I went along, of course, with what my sponsor did, but I rarely understood what this was all about, except hoping to help these people to get sober. How was out of the question for me at that point. Anyway I remember one night when he lined me up with a newer person in the program and sent me out on my own to talk to a doctor of psychology, who had been severely burned. I remember walking in on him and talking to him for about an hour. I should say he talked to me. I was lost and he eventually threw myself and the other man with me out.

Later I went back to my first sponsor and asked him why he sent me on that call, when I really didn’t know how to do what was asked. He just looked at me and smiled and said that if I had won the argument with me he knew I could stay sober. I had to think about that, but in the end I finally knew what he was saying. Yes, I had won the argument. I definitely wanted to stay sober no matter what.

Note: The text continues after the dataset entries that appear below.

-        else F3_LAUNCH(CELL, LGV, NWV, 0, F1, 0, 0);                                                                       \
+        if (dynmap) F3_LAUNCH(CELL, LGV, NWV, 1, F1, 0, 0, 0);                                                             \
+        else if (h.debug_stop >= 10) { if (F1 && slot) F3_LAUNCH(CELL, LGV, NWV, 0, F1, 2, 0, F1); else F3_LAUNCH(CELL, LGV, NWV, 0, F1, 2, 0, 0); } \
+        else if (h.debug_stop) F3_LAUNCH(CELL, LGV, NWV, 0, F1, 1, 0, 0);                                                  \
+        else if (fuse) { if (F1 && slot) F3_LAUNCH(CELL, LGV, NWV, 0, F1, 0, 1, F1); else F3_LAUNCH(CELL, LGV, NWV, 0, F1, 0, 1, 0); } \
+        else { if (F1 && slot) F3_LAUNCH(CELL, LGV, NWV, 0, F1, 0, 0, F1); else F3_LAUNCH(CELL, LGV, NWV, 0, F1, 0, 0, 0); } \
     } while (0)
 #define F3_PICK(CELL, LGV)                                                                                                     \
     do {                                                                                                                   \
@@ -1160,6 +1218,17 @@
     iw = iw_for(nw, fpb);
     SIT_REQUIRE(c, (i64)iw * wmax <= 65536, "sit_fill: candidate lists too long for the third-generation kernel");
     h.fpb = fpb; h.iw = iw; h.mcap = mcap_for(iw);
+    bool slot = false;
+    {
+        const int dstop = p->dynamic_lattice_mapping ? 0 : f3_env_int("SITATOR_DEBUG_STOP", 0);
+        const bool possible = (nw != 4 || fpb == 1) && wmax <= 64 && !p->dynamic_lattice_mapping && (dstop == 0 || dstop >= 10);
+        const i64 wprim = have_tight ? c->W_tight : c->W;
+        const int asked = f3_env_int("SITATOR_F3_SLOT", -1);
+        slot = possible && (asked < 0 ? (nw == 4 && wprim <= 8) : asked != 0);
+        int width = 8;
+        while (width < wmax) width *= 2;
+        c->last_slot = slot ? width : 0;
+    }
     if (fuse && (i64)fpb * M > (i64)nw * iw) fuse = false;
     if (!fuse) store = true;
     a.row_val = fuse || store ? c->d_row_val : nullptr;
@@ -1239,7 +1308,7 @@
                 float tq = 1e30f;
                 for (int rep = 0; rep < 5; rep++) {
                     HIP_TRY(c, hipEventRecord(e0, c->stream));
-                    HIP_TRY(c, f3_dispatch(c, ht, full_t, gt, ldq, nw, vp, diag, dynmap, false));
+                    HIP_TRY(c, f3_dispatch(c, ht, full_t, gt, ldq, nw, vp, diag, dynmap, false, slot));
                     HIP_TRY(c, hipEventRecord(e1, c->stream));
                     HIP_TRY(c, hipEventSynchronize(e1));
                     float ms = 0;
@@ -1268,7 +1337,7 @@
         c->fuse_wlist = a.wlist; c->fuse_wcount = a.wcount; c->fuse_seg_cap = seg_cap; c->fuse_nseg = nseg;
     } else if (fuse_asked && (rc = reset_fill_words(c))) return rc;
     if (f_hi <= f_lo) return SIT_OK;
-    HIP_TRY(c, f3_dispatch(c, h, full, grid, lds, nw, vp, diag, dynmap, fuse));
+    HIP_TRY(c, f3_dispatch(c, h, full, grid, lds, nw, vp, diag, dynmap, fuse, slot));
     if (h.debug_stop >= 10) { k_f3_spans<<<dim3(1), dim3(64), 0, c->stream>>>(a.dbgbuf, c->d_scal); HIP_TRY(c, hipGetLastError()); }
     return SIT_OK;
 }
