static int g_eval_enqueue(depgan_ctx* c, const float* x, const float* y2, const float* z, bool train,
                          float* stats_dev) {
  const int B = c->cfg.batch, H0 = c->cfg.height, W0 = c->cfg.width;
  const long HW0 = (long)H0 * W0, P = (long)B * HW0;
  if (train) {
    if (c->g_update_bf16) DGCHECK(g_forward_train_bf16s(c, x, z));
    else DGCHECK(g_forward(c, x, z, B, true));
  } else {
    DGCHECK(g_forward_only(c, x, z));
  }
  {
    ProfScope ps(c, 2, 0.0, "fake_y2");
    DGCHECK(dg_add_ch0(x, c->cfg.nicg, c->attr.p, c->fake_y2, P, c->st));
  }
  DGCHECK(d_forward(c, c->d[0], c->fake_y2, 0, B));
  DGCHECK(d_forward(c, c->d[1], c->attr.p, B, B));
  {
    ProfScope ps(c, 2, 0.0, "g loss sums");
    DGCHECK(dg_sum_groups_consts(c->d_out, stats_dev, 2, B, 6, (float)B, (float)P, c->st));
    DGCHECK(dg_gloss_sums(x, c->cfg.nicg, y2, c->attr.p, c->cfg.im_thresh, stats_dev + 2, P, c->scratch,
                                  c->scratchFloats, c->st));
  }
  if (train) {
    DGCHECK(d_backward_chain(c, c->d[0], 0, B, c->coefs + 2, B, 0, B, c->g0));
    DGCHECK(d_backward_chain(c, c->d[1], B, B, c->coefs + 2, B, 0, B, c->g0 + P));
    {
      ProfScope ps(c, 2, 0.0, "g dpre");
      DGCHECK(dg_g_dpre(x, c->cfg.nicg, y2, c->attr.p, c->g0, c->g0 + P, c->dpre, B, P, c->st));
    }
    if (c->g_update_bf16) DGCHECK(g_backward_bf16s(c, x, z, B));
    else DGCHECK(g_backward(c, x, z, B));
// ... 167 lines not shown
    dg_set_error("depgan_create: need batch >= 1, height/width multiples of 16, nicg in {1,2}");
    return DG_ERR_ARG;
  }
  depgan_ctx* c = new depgan_ctx();
  c->cfg = *cfg;
  if (hipGetDevice(&c->device) != hipSuccess) c->device = 0;
  {
    const char* e = getenv("DEPGAN_WGRAD_BF16");
    c->wgrad_bf16 = !(e && atoi(e) == 0);
    const char* hf = getenv("DEPGAN_HEAD_FUSED");
    c->head_fused = !(hf && atoi(hf) == 0);
    const char* hfs = getenv("DEPGAN_BF16S_HEAD_FUSED");
    c->bf16s_head_fused = !(hfs && atoi(hfs) == 0);
    const char* wn = getenv("DEPGAN_WINOGRAD");
    c->winograd = !(wn && atoi(wn) == 0);
  }
  if (c->cfg.nc_out == 0) c->cfg.nc_out = 1;
  if (c->cfg.nc_out < 1 || c->cfg.nc_out > DEPGAN_MAX_HEAD_CLASSES) {
    dg_set_error("depgan_create: nc_out must be 1 (DEP-GAN) or in [2, %d] (DEP-UResNet classes), not %d",
                 DEPGAN_MAX_HEAD_CLASSES, c->cfg.nc_out);
    delete c;
    return DG_ERR_ARG;
  }
  c->infer_only = c->cfg.bf16_mfma && c->cfg.nc_out >= 2;
  c->train_bn = c->cfg.nc_out != 1 && !c->infer_only;
  memset(c->last_sums, 0, sizeof(c->last_sums));
  int rc = build_generator(c);
  if (rc == DG_OK && !c->train_bn && !c->infer_only) rc = build_critics(c);
  if (rc == DG_OK && c->train_bn) rc = uresnet_build(c);
  if (rc == DG_OK && c->infer_only)
// ... 204 lines not shown
  if (pipe != 0 && pipe != 1) {
    dg_set_error("depgan_set_critic16_pipe: pipe must be 0 (fp32) or 1 (bf16), got %d", pipe);
    return DG_ERR_ARG;
  }
  DGCHECK(infer_refuse(c, "depgan_set_critic16_pipe"));
  if (pipe == 1 && (!c->cfg.bf16_mfma || c->dl.empty())) {
    dg_set_error("depgan_set_critic16_pipe: the bf16 pipe for the critics' 16-channel layers needs a context created with "
                 "bf16_mfma = 1 (and critics: nc_out = 1)");
    return DG_ERR_UNSUPPORTED;
  }
  c->critic16_bf16 = pipe == 1;
  return DG_OK;
}
int depgan_get_critic16_pipe(depgan_ctx* c) { return (c && c->critic16_bf16) ? 1 : 0; }

int depgan_g_forward(depgan_ctx* c, const float* x, const float* z, float* out, int n) {
  if (n < 1 || n > c->cfg.batch) { dg_set_error("g_forward: n must be in [1, batch]"); return DG_ERR_ARG; }
  if (c->cfg.nc_out != 1) return uresnet_predict(c, x, z, out, n);
  DGCHECK(g_forward(c, x, z, n, false));
  HIPCHECK(hipMemcpyAsync(out, c->attr.p, (size_t)n * c->cfg.height * c->cfg.width * sizeof(float),
                          hipMemcpyDeviceToDevice, c->st));
  return DG_OK;
}

int depgan_d_forward(depgan_ctx* c, int net, const float* img, float* out, int n) {
  DGCHECK(infer_refuse(c, "depgan_d_forward"));
  if (net != DEPGAN_NET_D_Y2 && net != DEPGAN_NET_D_DEM) { dg_set_error("d_forward: not a critic id"); return DG_ERR_ARG; }
  if (n < 1 || n > c->NB3) { dg_set_error("d_forward: n must be in [1, 3*batch]"); return DG_ERR_ARG; }
  DGCHECK(d_forward(c, c->d[net - 1], img, 0, n));
  HIPCHECK(hipMemcpyAsync(out, c->d_out, (size_t)n * sizeof(float), hipMemcpyDeviceToDevice, c->st));
  return DG_OK;
}

int depgan_critic_grads(depgan_ctx* c, int net, const float* y2, const float* x, const float* z, const float* ep,
                        float out[2]) {
  return critic_impl(c, net, y2, x, z, ep, out, false);
}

But it wasn’t until my second sponsor introduced me to the Second Step that I finally began to try to live a spiritual way of life and put the Twelve Steps into action. And in the process of going to meetings and talking and sharing with the people in here that I came to understand what that Twelfth Step was all about. After all back then the Fifth Tradition was totally active in groups. The one primary purpose of the group is to carry the AA message to the suffering alcoholic.

Even though I had begun to understand what that message was, I had for some reason become reluctant to really go on Twelfth Step calls. I forget what was going on, but I did learn one thing. Those around me were willing to step up and help me to get out on the road. I will never forget how they were able to make me go out on calls no matter what. I am so grateful for all those who participated in this.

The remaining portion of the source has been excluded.